- **What is required**:
In the entries below, find each line with the word "WordFn" and return it.

--- START ---

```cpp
constexpr int kSplitSlots = COVT_SPLIT_SLOTS;
struct Agg {
    int32_t cnt;
    uint32_t sx, sy;
};
__device__ __forceinline__ Agg agg_cat(const Agg& a, const Agg& b, bool xy) {
    if (a.cnt < 0) return a;
    if (b.cnt < 0) return Agg{b.cnt, b.sx, (uint32_t)a.cnt + b.sy};
    const bool sw = xy && (a.cnt & 1);
    return Agg{a.cnt + b.cnt, a.sx + (sw ? b.sy : b.sx), a.sy + (sw ? b.sx : b.sy)};
}
typedef __attribute__((address_space(1))) uint64_t g_u64;
__device__ __forceinline__ void rec_publish(covt_stream_result* rec, const Agg& a, uint32_t tag) {
    if (lane_id() == 0) {
        g_u64* g = (g_u64*)rec;
        const uint64_t t = (uint64_t)tag << 32;
        __hip_atomic_store(g, t | (uint32_t)a.cnt, __ATOMIC_RELAXED, __HIP_MEMORY_SCOPE_AGENT);
        __hip_atomic_store(g + 1, t | a.sx, __ATOMIC_RELAXED, __HIP_MEMORY_SCOPE_AGENT);
        __hip_atomic_store(g + 2, t | a.sy, __ATOMIC_RELAXED, __HIP_MEMORY_SCOPE_AGENT);
    }
}
__device__ __forceinline__ bool rec_try(covt_stream_result* rec, uint32_t tag, Agg& a) {
    g_u64* g = (g_u64*)rec;
    const uint64_t x0 = __hip_atomic_load(g, __ATOMIC_RELAXED, __HIP_MEMORY_SCOPE_AGENT);
    const uint64_t x1 = __hip_atomic_load(g + 1, __ATOMIC_RELAXED, __HIP_MEMORY_SCOPE_AGENT);
    const uint64_t x2 = __hip_atomic_load(g + 2, __ATOMIC_RELAXED, __HIP_MEMORY_SCOPE_AGENT);
    const bool ok = (uint32_t)(x0 >> 32) == tag && (uint32_t)(x1 >> 32) == tag && (uint32_t)(x2 >> 32) == tag;
    a = Agg{(int32_t)(uint32_t)x0, (uint32_t)x1, (uint32_t)x2};
    return uniu(ok ? 1u : 0u) != 0u;
}
constexpr int kRecAgg = 1, kRecIncl = 4, kRecTicket = 7;
static_assert(kSplitSlots == 8, "split record layout");
constexpr uint32_t kSpinLimit = 1u << 22;
__device__ Agg lookback(covt_stream_result* res, int64_t t, int32_t chunk, bool xy, int32_t& err) {
    Agg acc{0, 0u, 0u};
    int64_t k = t - 1;
    uint32_t spins = 0;
    for (int32_t left = chunk; left > 0;) {
        covt_stream_result* r = res + kSplitSlots * k;
        Agg a;
        if (rec_try(r + kRecIncl, 2u, a)) {
            acc = agg_cat(a, acc, xy);
            break;
        }
        if (rec_try(r + kRecAgg, 1u, a)) {
            acc = agg_cat(a, acc, xy);
            --k;
            --left;
            continue;
        }
        if (++spins > kSpinLimit) { err = COVT_ERR_DEVICE; break; }
        __builtin_amdgcn_s_sleep(2);
    }
    return acc;
}

template <int OP>
__device__ __forceinline__ void run_varint_chunk(Ctx& c, int32_t s, int32_t e, int32_t chunk, covt_stream_result* res, int64_t t) {
    constexpr bool kU64 = OP == COVT_OP_VARINT_U64 || OP == COVT_OP_VARINT_ZZ_S64;
    constexpr int kVal = kU64 ? VAL_U64_STRICT : VAL_J4;
    constexpr bool kXY = OP == COVT_OP_VARINT_ZZ_DELTA_XY;
    constexpr bool kZZ = OP == COVT_OP_VARINT_ZZ_I32 || OP == COVT_OP_VARINT_ZZ_DELTA_I32 || kXY ||
                         OP == COVT_OP_VARINT_ZZ_I32_AS_I64 || OP == COVT_OP_VARINT_ZZ_DELTA_I64;
    constexpr bool kSum = OP == COVT_OP_VARINT_ZZ_DELTA_I32 || kXY || OP == COVT_OP_VARINT_DELTA_MORTON ||
                          OP == COVT_OP_VARINT_ZZ_DELTA_I64;
    const int l = lane_id();
    int32_t p = 0;
    if (chunk > 0) {
        const uintptr_t lo = (uintptr_t)c.sb & ~(uintptr_t)15;
        int32_t hi = s, last = -1;
        while (hi > 0) {
            uintptr_t w0 = ((uintptr_t)(c.sb + hi) & ~(uintptr_t)15);
            w0 = w0 >= lo + 1008 ? w0 - 1008 : lo;
            const uint4 d = ld128(w0 + 16 * (uintptr_t)l);
            const int32_t q0 = (int32_t)((intptr_t)(w0 + 16 * (uintptr_t)l) - (intptr_t)c.sb);
            const uint32_t T = ~hibits16(d) & 0xffffu & range16(-q0, hi - q0);
            const uint32_t best = T ? (uint32_t)(q0 + 31 - __builtin_clz(T)) + 1u : 0u;
            const uint32_t m = wave_max(best);
// ... 827 lines not shown
```

Measured before the change: 654.1.

## Specialize FastPFor bit-unpack by width and simplify exception patch loop

Adds a shared fpf_unpack4 helper that, for bit widths up to 8 or 16, loads two or three LDS words once and extracts the four values with bitfield-extract instead of doing eight LDS reads and four funnel shifts per lane. Both the short-stream and ring-buffer paths use it; the ring path now always masks indices, dropping the separate unwrapped fast path. The exception patch loop becomes one uniform loop over 64-lane groups that reads positions from the LDS chunk buffer rather than global bytes. The binary search over block ends is bounded by the live block count instead of a fixed seven steps. Costs are more branching on b and dynamic loop trip counts.

```diff
diff --git a/cov-tiles_amd/__init__.py b/cov-tiles_amd/__init__.py
--- a/cov-tiles_amd/__init__.py
+++ b/cov-tiles_amd/__init__.py
@@ -1318,7 +1318,8 @@
     + ("../include/covt.h", "csrc/covt_internal.h", "csrc/covt_wave.h", "csrc/covt_segscan.h", "csrc/covt_walk.h",
        "csrc/covt_props_plan.h",
        "csrc/covt_scratch.h", "csrc/covt_coop.h", "csrc/covt_wkb_plan.h", "csrc/covt_bbox_plan.h",
-       "csrc/covt_measures_plan.h", "csrc/covt_geo_plan.h", "csrc/covt_arena.h", "csrc/covt_split_plan.h"))
+       "csrc/covt_measures_plan.h", "csrc/covt_geo_plan.h", "csrc/covt_arena.h", "csrc/covt_split_plan.h",
+       "csrc/covt_fpf_unpack.h"))
 
 
 def source_build_id() -> str:
diff --git a/cov-tiles_amd/csrc/covt_decode.hip b/cov-tiles_amd/csrc/covt_decode.hip
--- a/cov-tiles_amd/csrc/covt_decode.hip
+++ b/cov-tiles_amd/csrc/covt_decode.hip
@@ -5,6 +5,7 @@
 #include "covt_internal.h"
 #include "covt_wave.h"
 #include "covt_walk.h"
+#include "covt_fpf_unpack.h"
 
 namespace covt {
 
@@ -1587,16 +1588,8 @@
                 COVT_PHASE(c, 2);
                 uint32_t v[4];
                 {
-                    const uint32_t mask = b == 32 ? 0xffffffffu : ((1u << b) - 1u);
-                    uint32_t bit = __umul24((uint32_t)(l & 7) * 4u, (uint32_t)b);
-                    const int32_t wb = (int32_t)__umul24((uint32_t)(l >> 3), (uint32_t)b) + qoff;
-#pragma unroll
-                    for (int k = 0; k < 4; ++k) {
-                        const int32_t wi = wb + (int32_t)(bit >> 5);
-                        const uint32_t lo = sm.u.f.stage[wi], hi = sm.u.f.stage[wi + 1];
-                        v[k] = __builtin_amdgcn_alignbit(hi, lo, bit & 31u) & mask;
-                        bit += (uint32_t)b;
-                    }
+                    const uint32_t* stg = sm.u.f.stage;
+                    fpf_unpack4([&](int32_t i) { return stg[i]; }, qoff, b, l, v);
                 }
                 COVT_PHASE(c, 3);
 #if defined(COVT_ABL_NOEXC)
@@ -1814,7 +1807,6 @@
             const int32_t nblocks = uni(thissize / kFpfBlock);
             const int32_t bclen = uni((int32_t)(bcw * 4));
             const uint8_t* cb8 = (const uint8_t*)sm.u.f.cbuf;
-            const g_u8* cbyte = (const g_u8*)(c.sb + 4u * (uint32_t)bc);
             int32_t cbase = (int32_t)(4 * (mw0 - bc));
             auto chunk_load = [&](int32_t at) {
                 cbase = (int32_t)(4 * (load_words(sm.u.f.cbuf, bc + (at >> 2)) - bc));
@@ -1947,12 +1939,15 @@
                     const g_u8* sb4 = (const g_u8*)(((uintptr_t)c.sb) & ~(uintptr_t)3);
                     u32x2 d[4];
                     bool okw[4];
+                    const int32_t nstep = uni(32 - __builtin_clz((uint32_t)nok | 1u));
 #pragma unroll
                     for (int r = 0; r < 4; ++r) {
+                        okw[r] = false;
+                        d[r] = u32x2{0u, 0u};
+                        if (64 * r >= tot) continue;
                         const int32_t t = 64 * r + l;
-                        int32_t lo = 0, hi = 64;
-#pragma unroll
-                        for (int s2 = 0; s2 < 7; ++s2) {
+                        int32_t lo = 0, hi = nok;
+                        for (int32_t s2 = 0; s2 < nstep; ++s2) {
                             const int32_t mid = (lo + hi) >> 1;
                             const bool le = lane_get(wend, mid & 63) <= t;
                             const bool act = lo < hi;
@@ -1992,66 +1987,40 @@
                     COVT_PHASE(c, 3);
                     uint32_t v[4];
                     {
-                        const uint32_t mask = b == 32 ? 0xffffffffu : ((1u << b) - 1u);
-                        uint32_t bit = __umul24((uint32_t)(l & 7) * 4u, (uint32_t)b);
                         const int32_t r0 = (hc.pk - wbase) & 511;
-                        const int32_t wb = (int32_t)__umul24((uint32_t)(l >> 3), (uint32_t)b) + r0;
-                        if (r0 + 8 * b <= 511) {
-#pragma unroll
-                            for (int k = 0; k < 4; ++k) {
-                                const int32_t wi = wb + (int32_t)(bit >> 5);
-                                const uint32_t lo = sm.u.f.ring[wi], hi = sm.u.f.ring[wi + 1];
-                                v[k] = __builtin_amdgcn_alignbit(hi, lo, bit & 31u) & mask;
-                                bit += (uint32_t)b;
-                            }
-                        } else {
-#pragma unroll
-                            for (int k = 0; k < 4; ++k) {
-                                const int32_t wi = wb + (int32_t)(bit >> 5);
-                                const uint32_t lo = sm.u.f.ring[wi & 511], hi = sm.u.f.ring[(wi + 1) & 511];
-                                v[k] = __builtin_amdgcn_alignbit(hi, lo, bit & 31u) & mask;
-                                bit += (uint32_t)b;
-                            }
-                        }
+                        const uint32_t* ring = sm.u.f.ring;
+                        fpf_unpack4([&](int32_t i) { return ring[i & 511]; }, r0, b, l, v);
                     }
                     COVT_PHASE(c, 4);
                     if (hc.ce > 0) {
                         const int32_t k = hc.idx;
-                        const bool el = l < hc.ce;
-                        const uint32_t pos = cb8[min(max(hc.bcoff - cbase + l, 0), 4 * 260 - 1)];
-                        uint32_t ex = 1u;
-                        if (k != 1) {
-                            const uint32_t xs = (uint32_t)__builtin_amdgcn_readlane(xs_v, k);
-                            const uint32_t bb = __umul24(hc.xcur + (uint32_t)l, (uint32_t)k);
-                            const uint32_t xbit = bb & 31u;
-                            uint32_t lo, hi;
-                            if (xin) {
-                                const int32_t m = el ? (int32_t)(xs + (bb >> 5)) - mw0 : 0;
-                                lo = sm.u.f.cbuf[m];
-                                hi = sm.u.f.cbuf[m + 1];
-                            } else if (hc.xo != 255) {
-                                const int32_t m = el ? hc.xo + (int32_t)(bb >> 5) - (int32_t)(__umul24(hc.xcur, (uint32_t)k) >> 5) : 0;
-                                lo = sm.u.f.xw[m];
-                                hi = sm.u.f.xw[m + 1];
-                            } else {
-                                const int32_t wi = (int32_t)(xs + (bb >> 5));
-                                lo = el && wi < nw32 ? W(wi) : 0u;
-                                hi = el && wi + 1 < nw32 ? W(wi + 1) : 0u;
+                        for (int32_t e0 = 0; e0 < hc.ce; e0 += 64) {
+                            const int32_t e = e0 + l;
+                            const bool el = e < hc.ce;
+                            const uint32_t pos = cb8[min(max(hc.bcoff - cbase + e, 0), 4 * 260 - 1)];
+                            uint32_t ex = 1u;
+                            if (k != 1) {
+                                const uint32_t xs = (uint32_t)__builtin_amdgcn_readlane(xs_v, k);
+                                const uint32_t bb = __umul24(hc.xcur + (uint32_t)e, (uint32_t)k);
+                                const uint32_t xbit = bb & 31u;
+                                uint32_t lo, hi;
+                                if (xin) {
+                                    const int32_t m = el ? (int32_t)(xs + (bb >> 5)) - mw0 : 0;
+                                    lo = sm.u.f.cbuf[m];
+                                    hi = sm.u.f.cbuf[m + 1];
+                                } else if (hc.xo != 255) {
+                                    const int32_t m = el ? hc.xo + (int32_t)(bb >> 5) - (int32_t)(__umul24(hc.xcur, (uint32_t)k) >> 5) : 0;
+                                    lo = sm.u.f.xw[m];
+                                    hi = sm.u.f.xw[m + 1];
+                                } else {
+                                    const int32_t wi = (int32_t)(xs + (bb >> 5));
+                                    lo = el && wi < nw32 ? W(wi) : 0u;
+                                    hi = el && wi + 1 < nw32 ? W(wi + 1) : 0u;
+                                }
+                                const uint32_t m = k == 32 ? 0xffffffffu : ((1u << k) - 1u);
+                                ex = __builtin_amdgcn_alignbit(hi, lo, xbit) & m;
                             }
-                            const uint32_t m = k == 32 ? 0xffffffffu : ((1u << k) - 1u);
-                            ex = __builtin_amdgcn_alignbit(hi, lo, xbit) & m;
-                        }
-                        atomicOr(&sm.u.f.patch[el ? pos : (uint32_t)(4 * l)], el ? ex << (b & 31) : 0u);
-                        if (hc.ce > 64) {
-                            const uint32_t xs = k >= 2 ? (uint32_t)__builtin_amdgcn_readlane(xs_v, k) : 0u;
-                            for (int q = 1; q < 4; ++q) {
-                                const int32_t e = l + 64 * q;
-                                if (e < hc.ce) {
-                                    const uint32_t ex2 = k == 1 ? 1u : xget(W, xs, k, hc.xcur + (uint32_t)e);
-                                    const uint32_t ps = cbyte[(hc.bcoff + e) ^ 3];
-                                    atomicOr(&sm.u.f.patch[ps], ex2 << (b & 31));
-                                }
-                            }
+                            atomicOr(&sm.u.f.patch[el ? pos : (uint32_t)(4 * l)], el ? ex << (b & 31) : 0u);
                         }
                         wave_sync();
                         const uint4 pt = ((const uint4*)sm.u.f.patch)[l];
diff --git a/cov-tiles_amd/csrc/covt_fpf_unpack.h b/cov-tiles_amd/csrc/covt_fpf_unpack.h
--- /dev/null
+++ b/cov-tiles_amd/csrc/covt_fpf_unpack.h
@@ -0,0 +1,59 @@
+#pragma once
+#include <stdint.h>
+
+#if defined(__HIPCC__) || defined(__CUDACC__)
+#define COVT_FPF_HD __host__ __device__
+#else
+#define COVT_FPF_HD
+#endif
+
+COVT_FPF_HD inline uint32_t fpf_funnel(uint32_t hi, uint32_t lo, uint32_t sh) {
+#if defined(__HIP_DEVICE_COMPILE__)
+    return __builtin_amdgcn_alignbit(hi, lo, sh);
+#else
+    return (uint32_t)(((((uint64_t)hi) << 32) | lo) >> (sh & 31u));
+#endif
+}
+COVT_FPF_HD inline uint32_t fpf_field(uint32_t x, uint32_t off, uint32_t width) {
+#if defined(__HIP_DEVICE_COMPILE__)
+    return __builtin_amdgcn_ubfe(x, off, width);
+#else
+    return (x >> off) & (width >= 32u ? 0xffffffffu : ((1u << width) - 1u));
+#endif
+}
+
+template <class WordFn>
+COVT_FPF_HD inline void fpf_unpack4(WordFn word, int32_t r0, int32_t b, int lane, uint32_t (&v)[4]) {
+    if (b == 0) {
+        v[0] = v[1] = v[2] = v[3] = 0u;
+        return;
+    }
+    const uint32_t ub = (uint32_t)b;
+    const uint32_t bit0 = (uint32_t)(lane & 7) * 4u * ub;
+    const int32_t wb = r0 + (int32_t)((uint32_t)(lane >> 3) * ub);
+    if (b <= 8) {
+        const int32_t w = wb + (int32_t)(bit0 >> 5);
+        const uint32_t s = fpf_funnel(word(w + 1), word(w), bit0 & 31u);
+        v[0] = fpf_field(s, 0u, ub);
+        v[1] = fpf_field(s, ub, ub);
+        v[2] = fpf_field(s, 2u * ub, ub);
+        v[3] = fpf_field(s, 3u * ub, ub);
+    } else if (b <= 16) {
+        const int32_t w = wb + (int32_t)(bit0 >> 5);
+        const uint32_t w0 = word(w), w1 = word(w + 1), w2 = word(w + 2);
+        const uint32_t lo = fpf_funnel(w1, w0, bit0 & 31u), hi = fpf_funnel(w2, w1, bit0 & 31u);
+        const uint32_t mid = b == 16 ? hi : fpf_funnel(hi, lo, 2u * ub);
+        v[0] = fpf_field(lo, 0u, ub);
+        v[1] = fpf_field(lo, ub, ub);
+        v[2] = fpf_field(mid, 0u, ub);
+        v[3] = fpf_field(mid, ub, ub);
+    } else {
+        const uint32_t mask = b == 32 ? 0xffffffffu : ((1u << ub) - 1u);
+        uint32_t bit = bit0;
+        for (int k = 0; k < 4; ++k) {
+            const int32_t w = wb + (int32_t)(bit >> 5);
+            v[k] = fpf_funnel(word(w + 1), word(w), bit & 31u) & mask;
+            bit += ub;
+        }
+    }
+}
```

Measured after the change: 644.8. -1.4%, worse.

--- END ---

- **Your solution**:
+template <class WordFn>
+COVT_FPF_HD inline void fpf_unpack4(WordFn word, int32_t r0, int32_t b, int lane, uint32_t (&v)[4]) {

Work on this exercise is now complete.